* [EXERCISE BRIEF] All that is wanted is how many lines in the records below include the string "chunk".

* [RECORDS FOR THE TASK]

__________

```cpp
int ccm_match_bow(ccm_ctx* c, const ccm_bow_options* o, const uint8_t* desc1, const int32_t* node1, const uint8_t* valid1,
                  const float* angle1, int n1, const uint8_t* desc2, const int32_t* node2, const uint8_t* valid2,
                  const float* angle2, int n2, int32_t* match12)
{
    RoctxRange roctx_("ccm_match_bow");
    return ccm_guard(c, "ccm_match_bow", [&]() -> int {
        if (!c || !o) return CCM_E_ARG;
        if (n1 < 0 || n2 < 0 || (n1 > 0 && (!desc1 || !node1 || !valid1 || !match12)) || (n2 > 0 && (!desc2 || !node2)) ||
            (o->check_ori && n1 > 0 && n2 > 0 && (!angle1 || !angle2)))
            return ccm_fail(c, CCM_E_ARG, "bad SearchByBoW arguments");
        for (int i = 0; i < n1; i++) match12[i] = -1;
        if (n1 == 0 || n2 == 0) return 0;
        CCM_HIP(c, hipSetDevice(c->device));
        MatchState& M = *match_state(c);
        std::vector<int> ord1(n1), ord2(n2);
        std::iota(ord1.begin(), ord1.end(), 0); std::iota(ord2.begin(), ord2.end(), 0);
        auto by_node = [](const int32_t* node) { return [node](int a, int b) { return node[a] != node[b] ? node[a] < node[b] : a < b; }; };
        std::stable_sort(ord1.begin(), ord1.end(), by_node(node1));
        std::stable_sort(ord2.begin(), ord2.end(), by_node(node2));
        std::vector<int> grp[4];
        {
            size_t pa = 0, pb = 0;
            while (pa < ord1.size() && pb < ord2.size()) {
                const int na = node1[ord1[pa]], nb2 = node2[ord2[pb]];
                if (na < 0) { pa++; continue; }
                if (nb2 < 0) { pb++; continue; }
                if (na < nb2) { while (pa < ord1.size() && node1[ord1[pa]] == na) pa++; continue; }
                if (nb2 < na) { while (pb < ord2.size() && node2[ord2[pb]] == nb2) pb++; continue; }
                size_t ae = pa, be = pb;
                while (ae < ord1.size() && node1[ord1[ae]] == na) ae++;
                while (be < ord2.size() && node2[ord2[be]] == na) be++;
                grp[0].push_back((int)pa); grp[1].push_back((int)ae); grp[2].push_back((int)pb); grp[3].push_back((int)be);
                pa = ae; pb = be;
            }
        }
        const int ng = (int)grp[0].size();
        hipStream_t st = c->stream;
        int rc;
        if ((rc = ccm_upload(c, M.d1, desc1, (size_t)n1 * 32, st)) || (rc = ccm_upload(c, M.d2, desc2, (size_t)n2 * 32, st))) return rc;
        if ((rc = ccm_upload(c, M.order1, ord1.data(), (size_t)n1 * 4, st)) || (rc = ccm_upload(c, M.order2, ord2.data(), (size_t)n2 * 4, st))) return rc;
        for (int k = 0; k < 4; k++) if ((rc = ccm_upload(c, M.grp[k], grp[k].data(), (size_t)ng * 4, st))) return rc;
        if ((rc = ccm_upload(c, M.bv1, valid1, (size_t)n1, st))) return rc;
        if (valid2 && (rc = ccm_upload(c, M.bv2, valid2, (size_t)n2, st))) return rc;
        if (o->check_ori && ((rc = ccm_upload(c, M.ba1, angle1, (size_t)n1 * 4, st)) || (rc = ccm_upload(c, M.ba2, angle2, (size_t)n2 * 4, st)))) return rc;
        CCM_RESERVE(c, M.taken, (size_t)n2); CCM_RESERVE(c, M.m12, (size_t)n1 * 4); CCM_RESERVE(c, M.binof, (size_t)n1 * 4); CCM_RESERVE(c, M.hist, 32 * 4);
        CCM_HIP(c, hipMemsetAsync(M.taken.p, 0, (size_t)n2, st));
        CCM_HIP(c, hipMemsetAsync(M.m12.p, 0xFF, (size_t)n1 * 4, st));
        CCM_HIP(c, hipMemsetAsync(M.hist.p, 0, 32 * 4, st));
        BowDev B{ ng, n1, M.grp[0].as<int>(), M.grp[1].as<int>(), M.grp[2].as<int>(), M.grp[3].as<int>(), M.order1.as<int>(), M.order2.as<int>(),
                  M.d1.as<uint8_t>(), M.d2.as<uint8_t>(), M.bv1.as<uint8_t>(), valid2 ? M.bv2.as<uint8_t>() : nullptr,
                  M.ba1.as<float>(), M.ba2.as<float>(), M.taken.as<uint8_t>(), M.m12.as<int>(), M.binof.as<int>(), M.hist.as<int>(),
                  o->nnratio, o->th, o->strict_th, o->check_ori };
        match_launch_bow(st, B);
        CCM_HIP(c, hipGetLastError());
        int nmatches = 0;
        CCM_HIP(c, hipMemcpyAsync(match12, M.m12.p, (size_t)n1 * 4, hipMemcpyDeviceToHost, st));
        CCM_HIP(c, hipMemcpyAsync(&nmatches, M.hist.as<int>() + 30, 4, hipMemcpyDeviceToHost, st));
        CCM_HIP(c, hipStreamSynchronize(st));
        return nmatches;
    });
}

// ... 659 lines not shown
```

### motioncheck_ccm_slam_amd/csrc/match_kernels.hip

```cpp
#include <hip/hip_runtime.h>
#include <cstdint>

#define BF_TILE 1024

__device__ __forceinline__ int ham256(const uint4& a0, const uint4& a1, const uint4& b0, const uint4& b1)
{
    int d = __popc(a0.x ^ b0.x);
    d += __popc(a0.y ^ b0.y); d += __popc(a0.z ^ b0.z); d += __popc(a0.w ^ b0.w);
    d += __popc(a1.x ^ b1.x); d += __popc(a1.y ^ b1.y); d += __popc(a1.z ^ b1.z); d += __popc(a1.w ^ b1.w);
    return d;
}

template <int THREADS, int QPL>
__global__ __launch_bounds__(THREADS) void k_hamming_bf(
    const uint8_t* __restrict__ q, long long q_pair_bytes, const uint8_t* __restrict__ t, long long t_pair_bytes,
    int nq, int nt, const int* __restrict__ nq_n, const int* __restrict__ nt_n, int n_split,
    unsigned* __restrict__ part_best, int* __restrict__ part_second,
    int* __restrict__ best_idx, int* __restrict__ best_dist, int* __restrict__ second_dist)
{
    __shared__ uint4 tile[BF_TILE * 2];
    const int pair = blockIdx.x / n_split, split = blockIdx.x - pair * n_split, tid = threadIdx.x;
    const int nqp = nq_n ? min(max(nq_n[pair], 0), nq) : nq;
    const int ntp = nt_n ? min(max(nt_n[pair], 0), nt) : nt;
    const int chunk = ((ntp + n_split - 1) / n_split + 63) & ~63;
    const int t_lo = min(split * chunk, ntp), t_hi = min(t_lo + chunk, ntp);
    const uint4* qp = reinterpret_cast<const uint4*>(q + (long long)pair * q_pair_bytes);
    const uint4* tp = reinterpret_cast<const uint4*>(t + (long long)pair * t_pair_bytes);
    const int q_done = ((nqp + QPL * THREADS - 1) / (QPL * THREADS)) * (QPL * THREADS);
    if (n_split == 1 || split == 0)
        for (int qi = q_done + tid; qi < nq; qi += THREADS) {
            if (n_split > 1) {
                for (int sp = 0; sp < n_split; sp++) {
                    const long long o = ((long long)pair * n_split + sp) * nq + qi;
                    part_best[o] = (256u << 16) | 0xFFFFu; part_second[o] = 256;
                }
            } else {
                const long long o = (long long)pair * nq + qi;
                best_idx[o] = -1; best_dist[o] = 256; second_dist[o] = 256;
            }
        }
    for (int qbase = 0; qbase < nqp; qbase += QPL * THREADS) {
        uint4 a0[QPL], a1[QPL];
        unsigned best[QPL]; int sec[QPL];
#pragma unroll
        for (int k = 0; k < QPL; k++) {
            const int qi = qbase + k * THREADS + tid;
            a0[k] = make_uint4(0, 0, 0, 0); a1[k] = a0[k];
            if (qi < nqp) { a0[k] = qp[2 * qi]; a1[k] = qp[2 * qi + 1]; }
            best[k] = (256u << 16) | 0xFFFFu; sec[k] = 256;
        }
        for (int tbase = t_lo; tbase < t_hi; tbase += BF_TILE) {
            const int cnt = min(BF_TILE, t_hi - tbase);
            __syncthreads();
            for (int i = tid; i < 2 * cnt; i += THREADS) tile[i] = tp[2 * tbase + i];
            __syncthreads();
#pragma unroll 2
            for (int j = 0; j < cnt; j++) {
                const uint4 b0 = tile[2 * j], b1 = tile[2 * j + 1];
                const unsigned idx = (unsigned)(tbase + j);
#pragma unroll
                for (int k = 0; k < QPL; k++) {
                    const int d = ham256(a0[k], a1[k], b0, b1);
                    sec[k] = min(sec[k], max(d, (int)(best[k] >> 16)));
                    best[k] = min(best[k], ((unsigned)d << 16) | idx);
                }
            }
        }
#pragma unroll
        for (int k = 0; k < QPL; k++) {
            const int qi = qbase + k * THREADS + tid;
            if (qi >= nq) continue;
            if (n_split > 1) {
                const long long o = ((long long)pair * n_split + split) * nq + qi;
                part_best[o] = best[k]; part_second[o] = sec[k];
            } else {
                const bool live = qi < nqp;
                const long long o = (long long)pair * nq + qi;
                best_idx[o] = (live && (best[k] >> 16) < 256u) ? (int)(best[k] & 0xFFFFu) : -1;
                best_dist[o] = live ? (int)(best[k] >> 16) : 256;
                second_dist[o] = live ? sec[k] : 256;
            }
        }
    }
}

typedef int hm_v4i __attribute__((ext_vector_type(4)));
typedef int hm_v16i __attribute__((ext_vector_type(16)));
#ifndef HM_CB
#define HM_CB 2
#endif
#ifndef HM_WAVES
#define HM_WAVES 4
#endif
#ifndef HM_TT
#define HM_TT 1
#endif
#ifndef HM_WG_PER_CU
#define HM_WG_PER_CU 4
#endif
#define HM_QW (32 * HM_CB)
#define HM_TPB (64 * HM_WAVES)
#define HM_SENT 0x3FFFFFFF
#define HM_MAX_NT 2048

#define HM_BIAS 4352
#define HM_IDX_BITS 11
__device__ __forceinline__ int hm_med3(int a, int b, int c)
{
    return __float_as_int(__builtin_amdgcn_fmed3f(__int_as_float(a), __int_as_float(b), __int_as_float(c)));
}

__device__ __forceinline__ hm_v4i hm_expand16(unsigned hw, int shift)
{
    hm_v4i v;
    const unsigned hs = hw << shift, nm = 15u << shift, bm = 0x01010101u << shift;
    v.x = (int)(__umul24(hs & nm, 0x204081u) & bm); v.y = (int)(__umul24((hs >> 4) & nm, 0x204081u) & bm);
    v.z = (int)(__umul24((hs >> 8) & nm, 0x204081u) & bm); v.w = (int)(__umul24((hs >> 12) & nm, 0x204081u) & bm);
    return v;
}

__global__ __launch_bounds__(HM_TPB, HM_WG_PER_CU * HM_TPB / 256) void k_hamming_mfma(
    const uint8_t* __restrict__ q, long long q_pair_bytes, const uint8_t* __restrict__ t, long long t_pair_bytes,
    int nq, int nt, const int* __restrict__ nq_n, const int* __restrict__ nt_n, int q_blocks,
    int* __restrict__ best_idx, int* __restrict__ best_dist, int* __restrict__ second_dist)
{
    __shared__ hm_v4i frag[2][HM_TT * 8][64];
    __shared__ __attribute__((aligned(16))) int wall[HM_MAX_NT];
    const int pair = blockIdx.x / q_blocks, qblk = blockIdx.x - pair * q_blocks;
    const int tid = threadIdx.x, lane = tid & 63, wv = tid >> 6, h = lane >> 5, r = lane & 31;
    const int nqp = nq_n ? min(max(nq_n[pair], 0), nq) : nq;
    const int ntp = nt_n ? min(max(nt_n[pair], 0), nt) : nt;
    const unsigned* qp = reinterpret_cast<const unsigned*>(q + (long long)pair * q_pair_bytes);
    const unsigned* tp = reinterpret_cast<const unsigned*>(t + (long long)pair * t_pair_bytes);
    const int q0 = qblk * (HM_QW * HM_WAVES) + wv * HM_QW;
    if (qblk * (HM_QW * HM_WAVES) >= nqp) {
        for (int i = tid; i < HM_QW * HM_WAVES; i += HM_TPB) {
            const int qi = qblk * (HM_QW * HM_WAVES) + i;
            if (qi < nq) { const long long o = (long long)pair * nq + qi; best_idx[o] = -1; best_dist[o] = 256; second_dist[o] = 256; }
        }
        return;
    }

    hm_v4i bq[HM_CB][8];
    int pa[HM_CB];
#pragma unroll
    for (int cb = 0; cb < HM_CB; cb++) {
        const int qi = q0 + 32 * cb + r;
        unsigned d[8];
        int pc = 0;
#pragma unroll
        for (int s = 0; s < 8; s++) { d[s] = qi < nqp ? qp[8 * (long long)qi + s] : 0u; pc += __popc(d[s]); }
        pa[cb] = pc;
#pragma unroll
        for (int s = 0; s < 8; s++) bq[cb][s] = hm_expand16((d[s] >> (16 * h)) & 0xFFFFu, 7);
    }
    int m1[HM_CB], m2[HM_CB];
#pragma unroll
    for (int cb = 0; cb < HM_CB; cb++) { m1[cb] = HM_SENT; m2[cb] = HM_SENT; }

    constexpr int HM_FPT = (512 * HM_TT + HM_TPB - 1) / HM_TPB;
    struct Raw { unsigned v[HM_FPT]; };
    auto fetch = [&](int group) {
        Raw x;
#pragma unroll
        for (int j = 0; j < HM_FPT; j++) {
            const int fi = tid + j * HM_TPB, sub = fi >> 9, fw = fi & 511;
            const int tr = (group * HM_TT + sub) * 32 + (fw & 31);
            x.v[j] = (fi < 512 * HM_TT && tr < ntp) ? tp[8 * (long long)tr + ((fw >> 5) & 7)] : 0u;
        }
        return x;
    };
    auto stage = [&](const Raw& x, int buf) {
#pragma unroll
        for (int j = 0; j < HM_FPT; j++) {
            const int fi = tid + j * HM_TPB, sub = fi >> 9, fw = fi & 511;
            if (fi < 512 * HM_TT) frag[buf][8 * sub + ((fw >> 5) & 7)][32 * (fw >> 8) + (fw & 31)] = hm_expand16((x.v[j] >> (16 * (fw >> 8))) & 0xFFFFu, 5);
        }
    };
    for (int tr = tid; tr < ((ntp + 31) & ~31); tr += HM_TPB) {
        int w = HM_SENT;
        if (tr < ntp) {
            const uint4* d = reinterpret_cast<const uint4*>(tp + 8 * (long long)tr);
            const uint4 d0 = d[0], d1 = d[1];
            const int pb = __popc(d0.x) + __popc(d0.y) + __popc(d0.z) + __popc(d0.w) + __popc(d1.x) + __popc(d1.y) + __popc(d1.z) + __popc(d1.w);
            w = ((pb + HM_BIAS) << HM_IDX_BITS) | tr;
        }
        wall[tr] = w;
    }
    const int ntiles = (ntp + 31) >> 5;
    const bool wave_live = q0 < nqp;
    auto mma = [&](int tile, int buf, int sub, hm_v16i (&acc)[HM_CB]) {
        hm_v16i wc;
#pragma unroll
        for (int g = 0; g < 4; g++) {
            const hm_v4i w4 = *reinterpret_cast<const hm_v4i*>(&wall[32 * tile + 8 * g + 4 * h]);
            wc[4 * g] = w4.x; wc[4 * g + 1] = w4.y; wc[4 * g + 2] = w4.z; wc[4 * g + 3] = w4.w;
        }
#pragma unroll
        for (int s = 0; s < 8; s++) {
            const hm_v4i a = frag[buf][8 * sub + s][lane];
#pragma unroll
            for (int cb = 0; cb < HM_CB; cb++) acc[cb] = __builtin_amdgcn_mfma_i32_32x32x32_i8(a, bq[cb][s], s == 0 ? wc : acc[cb], 0, 0, 0);
        }
    };
    auto fold = [&](const hm_v16i (&acc)[HM_CB]) {
#pragma unroll
        for (int i = 0; i < 16; i++)
#pragma unroll
            for (int cb = 0; cb < HM_CB; cb++) {
                const int kx = acc[cb][i];
                m2[cb] = hm_med3(m1[cb], m2[cb], kx); m1[cb] = min(m1[cb], kx);
            }
    };
    const int ngroups = (ntiles + HM_TT - 1) / HM_TT;
    Raw nxt = fetch(0);
    if (ngroups > 0) stage(nxt, 0);
    nxt = fetch(1);
    __syncthreads();
    for (int grp = 0; grp < ngroups; grp++) {
        const int buf = grp & 1;
        if (grp + 1 < ngroups) stage(nxt, buf ^ 1);
        if (grp + 2 < ngroups) nxt = fetch(grp + 2);
        if (wave_live) {
#pragma unroll
            for (int sub = 0; sub < HM_TT; sub++) {
                const int tile = grp * HM_TT + sub;
                if (tile < ntiles) {
                    hm_v16i acc[HM_CB];
                    mma(tile, buf, sub, acc);
                    fold(acc);
                }
            }
        }
        __syncthreads();
    }
#pragma unroll
    for (int cb = 0; cb < HM_CB; cb++) {
        const int o1 = __shfl_xor(m1[cb], 32, 64), o2 = __shfl_xor(m2[cb], 32, 64);
        const int b1 = min(m1[cb], o1);
        const int b2 = min(max(m1[cb], o1), min(m2[cb], o2));
        const int qi = q0 + 32 * cb + r;
        if (h == 0 && qi < nq) {
            const long long o = (long long)pair * nq + qi;
            const bool live = qi < nqp;
            const bool has1 = live && b1 < HM_SENT, has2 = live && b2 < HM_SENT;
            const int bd = has1 ? (b1 >> HM_IDX_BITS) - HM_BIAS + pa[cb] : 256;
            best_idx[o] = bd < 256 ? (b1 & ((1 << HM_IDX_BITS) - 1)) : -1;
            best_dist[o] = bd;
            second_dist[o] = has2 ? (b2 >> HM_IDX_BITS) - HM_BIAS + pa[cb] : 256;
        }
    }
}
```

__________

* [SOLVED EXERCISE] 2